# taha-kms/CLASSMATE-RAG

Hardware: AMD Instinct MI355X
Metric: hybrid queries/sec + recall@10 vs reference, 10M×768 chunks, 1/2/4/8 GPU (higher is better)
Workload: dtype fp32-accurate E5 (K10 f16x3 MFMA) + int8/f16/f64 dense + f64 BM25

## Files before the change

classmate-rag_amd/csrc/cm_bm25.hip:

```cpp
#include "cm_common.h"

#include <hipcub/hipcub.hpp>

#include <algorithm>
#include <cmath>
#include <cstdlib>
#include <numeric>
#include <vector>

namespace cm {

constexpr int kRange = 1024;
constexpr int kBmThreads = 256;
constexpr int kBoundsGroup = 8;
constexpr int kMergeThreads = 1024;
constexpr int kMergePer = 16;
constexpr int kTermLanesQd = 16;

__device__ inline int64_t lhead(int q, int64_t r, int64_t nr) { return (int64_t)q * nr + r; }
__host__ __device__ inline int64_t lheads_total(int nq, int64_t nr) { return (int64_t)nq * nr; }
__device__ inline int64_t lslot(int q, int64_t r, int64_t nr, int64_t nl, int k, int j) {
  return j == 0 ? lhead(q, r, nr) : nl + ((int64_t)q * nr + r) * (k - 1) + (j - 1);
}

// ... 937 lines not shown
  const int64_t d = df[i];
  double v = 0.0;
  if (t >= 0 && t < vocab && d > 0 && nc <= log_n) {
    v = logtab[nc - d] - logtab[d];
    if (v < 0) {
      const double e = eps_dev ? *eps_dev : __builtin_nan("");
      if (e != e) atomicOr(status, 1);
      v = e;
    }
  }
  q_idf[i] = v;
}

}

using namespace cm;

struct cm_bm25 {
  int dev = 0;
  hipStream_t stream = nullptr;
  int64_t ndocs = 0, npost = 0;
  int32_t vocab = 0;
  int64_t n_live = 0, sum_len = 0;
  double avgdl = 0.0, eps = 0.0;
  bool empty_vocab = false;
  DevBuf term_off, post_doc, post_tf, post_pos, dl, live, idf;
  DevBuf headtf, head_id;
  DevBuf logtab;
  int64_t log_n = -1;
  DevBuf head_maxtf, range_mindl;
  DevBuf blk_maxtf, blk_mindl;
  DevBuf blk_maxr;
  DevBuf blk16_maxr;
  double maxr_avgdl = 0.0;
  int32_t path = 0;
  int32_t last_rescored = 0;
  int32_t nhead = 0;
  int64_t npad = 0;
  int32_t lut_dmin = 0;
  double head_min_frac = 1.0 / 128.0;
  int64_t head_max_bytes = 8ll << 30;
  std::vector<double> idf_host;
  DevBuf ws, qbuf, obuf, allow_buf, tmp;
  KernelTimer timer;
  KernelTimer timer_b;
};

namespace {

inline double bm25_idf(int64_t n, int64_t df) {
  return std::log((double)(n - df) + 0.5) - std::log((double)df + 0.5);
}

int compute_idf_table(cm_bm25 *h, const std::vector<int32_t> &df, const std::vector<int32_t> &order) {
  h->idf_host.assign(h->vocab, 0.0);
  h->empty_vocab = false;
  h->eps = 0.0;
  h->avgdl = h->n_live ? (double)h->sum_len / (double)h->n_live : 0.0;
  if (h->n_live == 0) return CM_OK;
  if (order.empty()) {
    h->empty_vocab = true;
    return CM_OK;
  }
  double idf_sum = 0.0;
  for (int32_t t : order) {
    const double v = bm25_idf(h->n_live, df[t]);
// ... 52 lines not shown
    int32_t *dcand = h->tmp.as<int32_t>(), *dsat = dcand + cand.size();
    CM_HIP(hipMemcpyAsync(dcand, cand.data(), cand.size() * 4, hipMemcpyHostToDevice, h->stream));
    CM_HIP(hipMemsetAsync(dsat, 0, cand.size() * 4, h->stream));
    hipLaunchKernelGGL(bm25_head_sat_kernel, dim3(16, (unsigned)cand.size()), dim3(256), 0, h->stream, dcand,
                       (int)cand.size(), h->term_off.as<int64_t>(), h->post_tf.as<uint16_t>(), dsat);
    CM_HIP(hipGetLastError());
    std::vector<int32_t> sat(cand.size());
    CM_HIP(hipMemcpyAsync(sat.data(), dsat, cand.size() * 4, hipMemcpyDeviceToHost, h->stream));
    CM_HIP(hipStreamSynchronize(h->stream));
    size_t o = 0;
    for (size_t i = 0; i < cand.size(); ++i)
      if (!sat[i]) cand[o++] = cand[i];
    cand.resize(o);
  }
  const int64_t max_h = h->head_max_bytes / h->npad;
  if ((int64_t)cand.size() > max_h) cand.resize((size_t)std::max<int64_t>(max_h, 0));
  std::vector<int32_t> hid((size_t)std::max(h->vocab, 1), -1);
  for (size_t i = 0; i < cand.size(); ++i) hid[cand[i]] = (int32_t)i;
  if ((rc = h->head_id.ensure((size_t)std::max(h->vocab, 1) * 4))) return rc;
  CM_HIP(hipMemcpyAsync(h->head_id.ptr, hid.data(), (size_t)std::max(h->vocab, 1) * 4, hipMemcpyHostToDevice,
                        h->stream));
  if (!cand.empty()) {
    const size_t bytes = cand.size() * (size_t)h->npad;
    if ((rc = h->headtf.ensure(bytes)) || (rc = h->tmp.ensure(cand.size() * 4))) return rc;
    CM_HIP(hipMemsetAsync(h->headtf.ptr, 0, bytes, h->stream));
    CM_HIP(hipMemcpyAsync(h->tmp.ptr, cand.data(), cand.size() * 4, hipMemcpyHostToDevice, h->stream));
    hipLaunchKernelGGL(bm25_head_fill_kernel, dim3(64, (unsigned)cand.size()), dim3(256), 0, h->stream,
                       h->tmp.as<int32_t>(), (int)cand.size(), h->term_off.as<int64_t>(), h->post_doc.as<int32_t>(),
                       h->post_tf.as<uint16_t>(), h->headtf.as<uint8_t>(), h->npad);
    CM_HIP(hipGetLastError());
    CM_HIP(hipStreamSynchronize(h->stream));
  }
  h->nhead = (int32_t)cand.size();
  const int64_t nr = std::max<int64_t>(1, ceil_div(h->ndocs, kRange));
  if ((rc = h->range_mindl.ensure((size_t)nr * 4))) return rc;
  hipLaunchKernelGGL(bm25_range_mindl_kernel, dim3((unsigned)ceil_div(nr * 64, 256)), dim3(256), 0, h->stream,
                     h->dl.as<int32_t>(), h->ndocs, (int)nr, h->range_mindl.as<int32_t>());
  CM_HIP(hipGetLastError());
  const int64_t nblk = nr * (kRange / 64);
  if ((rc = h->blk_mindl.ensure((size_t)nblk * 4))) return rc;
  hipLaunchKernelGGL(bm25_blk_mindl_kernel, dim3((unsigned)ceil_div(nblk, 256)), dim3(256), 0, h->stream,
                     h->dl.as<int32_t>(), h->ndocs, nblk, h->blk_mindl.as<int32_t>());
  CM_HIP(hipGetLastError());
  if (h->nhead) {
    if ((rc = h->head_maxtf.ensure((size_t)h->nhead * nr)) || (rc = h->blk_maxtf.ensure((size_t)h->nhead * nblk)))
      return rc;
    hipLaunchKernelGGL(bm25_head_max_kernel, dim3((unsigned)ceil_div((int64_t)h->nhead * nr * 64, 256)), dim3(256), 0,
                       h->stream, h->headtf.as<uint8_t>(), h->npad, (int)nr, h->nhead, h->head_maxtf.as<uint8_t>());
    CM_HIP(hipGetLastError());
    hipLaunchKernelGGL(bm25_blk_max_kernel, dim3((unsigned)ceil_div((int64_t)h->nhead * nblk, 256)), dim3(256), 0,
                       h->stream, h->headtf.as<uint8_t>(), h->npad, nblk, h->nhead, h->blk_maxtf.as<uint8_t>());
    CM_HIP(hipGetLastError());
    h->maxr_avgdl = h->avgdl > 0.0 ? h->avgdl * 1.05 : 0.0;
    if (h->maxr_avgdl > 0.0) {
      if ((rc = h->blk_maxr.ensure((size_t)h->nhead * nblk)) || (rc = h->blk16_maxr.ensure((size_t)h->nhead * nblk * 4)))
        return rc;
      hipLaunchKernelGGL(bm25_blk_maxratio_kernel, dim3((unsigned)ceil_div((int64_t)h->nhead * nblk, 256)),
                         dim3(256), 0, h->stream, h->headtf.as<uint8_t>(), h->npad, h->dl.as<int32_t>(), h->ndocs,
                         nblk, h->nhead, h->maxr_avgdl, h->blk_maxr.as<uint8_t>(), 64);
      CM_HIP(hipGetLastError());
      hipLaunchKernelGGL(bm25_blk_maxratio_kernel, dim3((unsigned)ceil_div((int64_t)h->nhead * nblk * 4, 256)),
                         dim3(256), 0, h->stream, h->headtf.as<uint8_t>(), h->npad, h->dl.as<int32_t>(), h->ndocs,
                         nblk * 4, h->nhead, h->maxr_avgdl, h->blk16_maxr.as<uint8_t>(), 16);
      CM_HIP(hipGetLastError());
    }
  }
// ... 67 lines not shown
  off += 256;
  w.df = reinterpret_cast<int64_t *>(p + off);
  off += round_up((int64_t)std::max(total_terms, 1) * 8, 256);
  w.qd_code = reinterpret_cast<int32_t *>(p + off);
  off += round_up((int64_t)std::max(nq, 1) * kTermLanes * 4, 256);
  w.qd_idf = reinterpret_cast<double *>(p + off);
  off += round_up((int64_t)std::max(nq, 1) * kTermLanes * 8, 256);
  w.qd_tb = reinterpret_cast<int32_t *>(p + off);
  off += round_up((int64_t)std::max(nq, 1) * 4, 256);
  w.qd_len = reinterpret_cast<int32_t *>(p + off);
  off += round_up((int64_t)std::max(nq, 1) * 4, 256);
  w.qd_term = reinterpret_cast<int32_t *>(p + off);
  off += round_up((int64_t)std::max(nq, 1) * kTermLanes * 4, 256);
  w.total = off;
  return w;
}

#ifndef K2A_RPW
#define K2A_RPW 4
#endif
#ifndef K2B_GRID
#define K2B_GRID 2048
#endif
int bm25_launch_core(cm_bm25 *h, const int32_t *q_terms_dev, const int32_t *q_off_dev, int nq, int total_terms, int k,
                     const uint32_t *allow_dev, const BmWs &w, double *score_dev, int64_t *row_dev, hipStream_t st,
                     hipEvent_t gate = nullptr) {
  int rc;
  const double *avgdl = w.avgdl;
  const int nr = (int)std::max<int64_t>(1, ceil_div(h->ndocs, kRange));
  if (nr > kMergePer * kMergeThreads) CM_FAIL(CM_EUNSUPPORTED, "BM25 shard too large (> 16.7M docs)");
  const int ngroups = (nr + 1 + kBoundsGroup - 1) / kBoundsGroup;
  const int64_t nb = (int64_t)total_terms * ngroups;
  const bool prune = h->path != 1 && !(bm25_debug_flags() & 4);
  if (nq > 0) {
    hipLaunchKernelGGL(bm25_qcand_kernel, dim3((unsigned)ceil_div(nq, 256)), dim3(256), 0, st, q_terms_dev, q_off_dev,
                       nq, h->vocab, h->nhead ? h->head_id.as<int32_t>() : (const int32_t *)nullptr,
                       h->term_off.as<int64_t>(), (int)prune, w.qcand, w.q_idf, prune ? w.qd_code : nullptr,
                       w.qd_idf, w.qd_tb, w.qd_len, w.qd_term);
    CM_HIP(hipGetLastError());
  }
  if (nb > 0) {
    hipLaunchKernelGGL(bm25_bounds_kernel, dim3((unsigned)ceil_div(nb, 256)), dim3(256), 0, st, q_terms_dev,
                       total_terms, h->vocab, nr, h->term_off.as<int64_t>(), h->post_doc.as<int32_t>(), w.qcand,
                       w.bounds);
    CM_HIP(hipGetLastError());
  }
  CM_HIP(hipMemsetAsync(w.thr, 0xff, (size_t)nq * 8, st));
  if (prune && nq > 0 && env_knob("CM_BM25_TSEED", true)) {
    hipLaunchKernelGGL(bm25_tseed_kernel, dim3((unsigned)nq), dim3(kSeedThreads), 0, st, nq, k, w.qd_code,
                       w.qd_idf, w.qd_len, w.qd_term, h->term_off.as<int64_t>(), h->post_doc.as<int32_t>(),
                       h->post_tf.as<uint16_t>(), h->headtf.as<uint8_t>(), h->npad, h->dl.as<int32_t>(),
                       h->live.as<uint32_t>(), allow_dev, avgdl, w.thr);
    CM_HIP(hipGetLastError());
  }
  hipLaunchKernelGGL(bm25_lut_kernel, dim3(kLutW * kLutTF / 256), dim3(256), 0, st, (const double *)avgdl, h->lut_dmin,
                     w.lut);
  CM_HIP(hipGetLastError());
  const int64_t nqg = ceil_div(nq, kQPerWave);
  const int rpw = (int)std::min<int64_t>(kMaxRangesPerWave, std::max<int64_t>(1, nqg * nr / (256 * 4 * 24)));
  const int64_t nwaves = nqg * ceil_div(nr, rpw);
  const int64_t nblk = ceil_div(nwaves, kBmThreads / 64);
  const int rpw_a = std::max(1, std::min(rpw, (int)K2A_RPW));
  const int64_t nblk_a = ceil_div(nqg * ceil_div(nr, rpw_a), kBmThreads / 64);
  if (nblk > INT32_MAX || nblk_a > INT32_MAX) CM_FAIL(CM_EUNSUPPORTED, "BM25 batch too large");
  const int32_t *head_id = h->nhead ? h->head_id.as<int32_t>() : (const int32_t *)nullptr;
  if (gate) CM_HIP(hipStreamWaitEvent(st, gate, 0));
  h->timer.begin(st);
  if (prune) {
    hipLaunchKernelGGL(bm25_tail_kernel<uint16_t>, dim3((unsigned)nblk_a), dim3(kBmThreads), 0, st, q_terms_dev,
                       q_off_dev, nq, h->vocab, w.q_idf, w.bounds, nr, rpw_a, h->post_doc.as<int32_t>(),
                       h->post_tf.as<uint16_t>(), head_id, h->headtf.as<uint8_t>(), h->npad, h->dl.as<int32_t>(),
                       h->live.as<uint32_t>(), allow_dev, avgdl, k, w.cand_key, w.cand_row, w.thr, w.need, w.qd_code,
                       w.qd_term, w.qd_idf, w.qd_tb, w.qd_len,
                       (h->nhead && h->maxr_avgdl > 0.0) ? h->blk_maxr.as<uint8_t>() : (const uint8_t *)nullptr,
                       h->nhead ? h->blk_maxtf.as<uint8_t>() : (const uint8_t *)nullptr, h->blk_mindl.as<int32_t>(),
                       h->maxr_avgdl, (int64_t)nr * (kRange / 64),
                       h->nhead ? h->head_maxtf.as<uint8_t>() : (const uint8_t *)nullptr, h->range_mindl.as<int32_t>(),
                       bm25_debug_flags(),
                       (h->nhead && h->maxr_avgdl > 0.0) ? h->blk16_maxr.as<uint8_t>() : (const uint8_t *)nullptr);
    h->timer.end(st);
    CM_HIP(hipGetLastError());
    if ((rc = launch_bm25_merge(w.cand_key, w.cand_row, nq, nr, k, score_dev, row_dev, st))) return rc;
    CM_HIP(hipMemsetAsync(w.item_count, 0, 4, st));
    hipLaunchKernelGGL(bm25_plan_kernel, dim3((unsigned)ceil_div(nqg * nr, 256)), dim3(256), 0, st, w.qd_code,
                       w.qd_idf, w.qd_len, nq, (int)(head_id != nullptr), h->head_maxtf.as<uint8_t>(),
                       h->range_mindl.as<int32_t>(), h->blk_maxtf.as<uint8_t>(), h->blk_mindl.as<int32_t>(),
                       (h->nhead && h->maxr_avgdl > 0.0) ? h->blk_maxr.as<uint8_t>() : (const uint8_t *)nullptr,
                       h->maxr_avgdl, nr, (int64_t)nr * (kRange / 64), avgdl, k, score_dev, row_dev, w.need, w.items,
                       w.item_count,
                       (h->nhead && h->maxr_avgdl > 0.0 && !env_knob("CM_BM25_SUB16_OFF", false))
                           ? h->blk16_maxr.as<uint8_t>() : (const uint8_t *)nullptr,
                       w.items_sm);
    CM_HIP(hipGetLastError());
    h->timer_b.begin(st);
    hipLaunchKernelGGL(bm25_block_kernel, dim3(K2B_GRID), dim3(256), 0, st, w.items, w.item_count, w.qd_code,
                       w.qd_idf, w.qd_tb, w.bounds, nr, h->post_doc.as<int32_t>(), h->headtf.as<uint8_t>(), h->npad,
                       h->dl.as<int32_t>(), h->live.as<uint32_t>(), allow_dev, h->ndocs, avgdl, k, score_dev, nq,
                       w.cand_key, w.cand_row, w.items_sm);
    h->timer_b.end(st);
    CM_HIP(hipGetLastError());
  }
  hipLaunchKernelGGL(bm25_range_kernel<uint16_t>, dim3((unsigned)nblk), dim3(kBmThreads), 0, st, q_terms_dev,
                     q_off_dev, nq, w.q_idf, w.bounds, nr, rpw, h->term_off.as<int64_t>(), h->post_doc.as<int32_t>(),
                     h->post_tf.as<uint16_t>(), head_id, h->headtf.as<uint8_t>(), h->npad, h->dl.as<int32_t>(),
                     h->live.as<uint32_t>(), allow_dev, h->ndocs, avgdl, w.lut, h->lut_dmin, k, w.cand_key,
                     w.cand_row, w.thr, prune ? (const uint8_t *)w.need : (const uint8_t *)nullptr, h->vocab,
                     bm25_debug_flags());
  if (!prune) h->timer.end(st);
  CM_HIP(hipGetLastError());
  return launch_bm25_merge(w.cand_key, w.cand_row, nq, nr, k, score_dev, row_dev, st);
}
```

══════

__WHAT NEEDS TO BE DONE__. The answer must consist of every line from the records above that holds "gate".

__ANSWER BOX__.
                     hipEvent_t gate = nullptr) {
  if (gate) CM_HIP(hipStreamWaitEvent(st, gate, 0));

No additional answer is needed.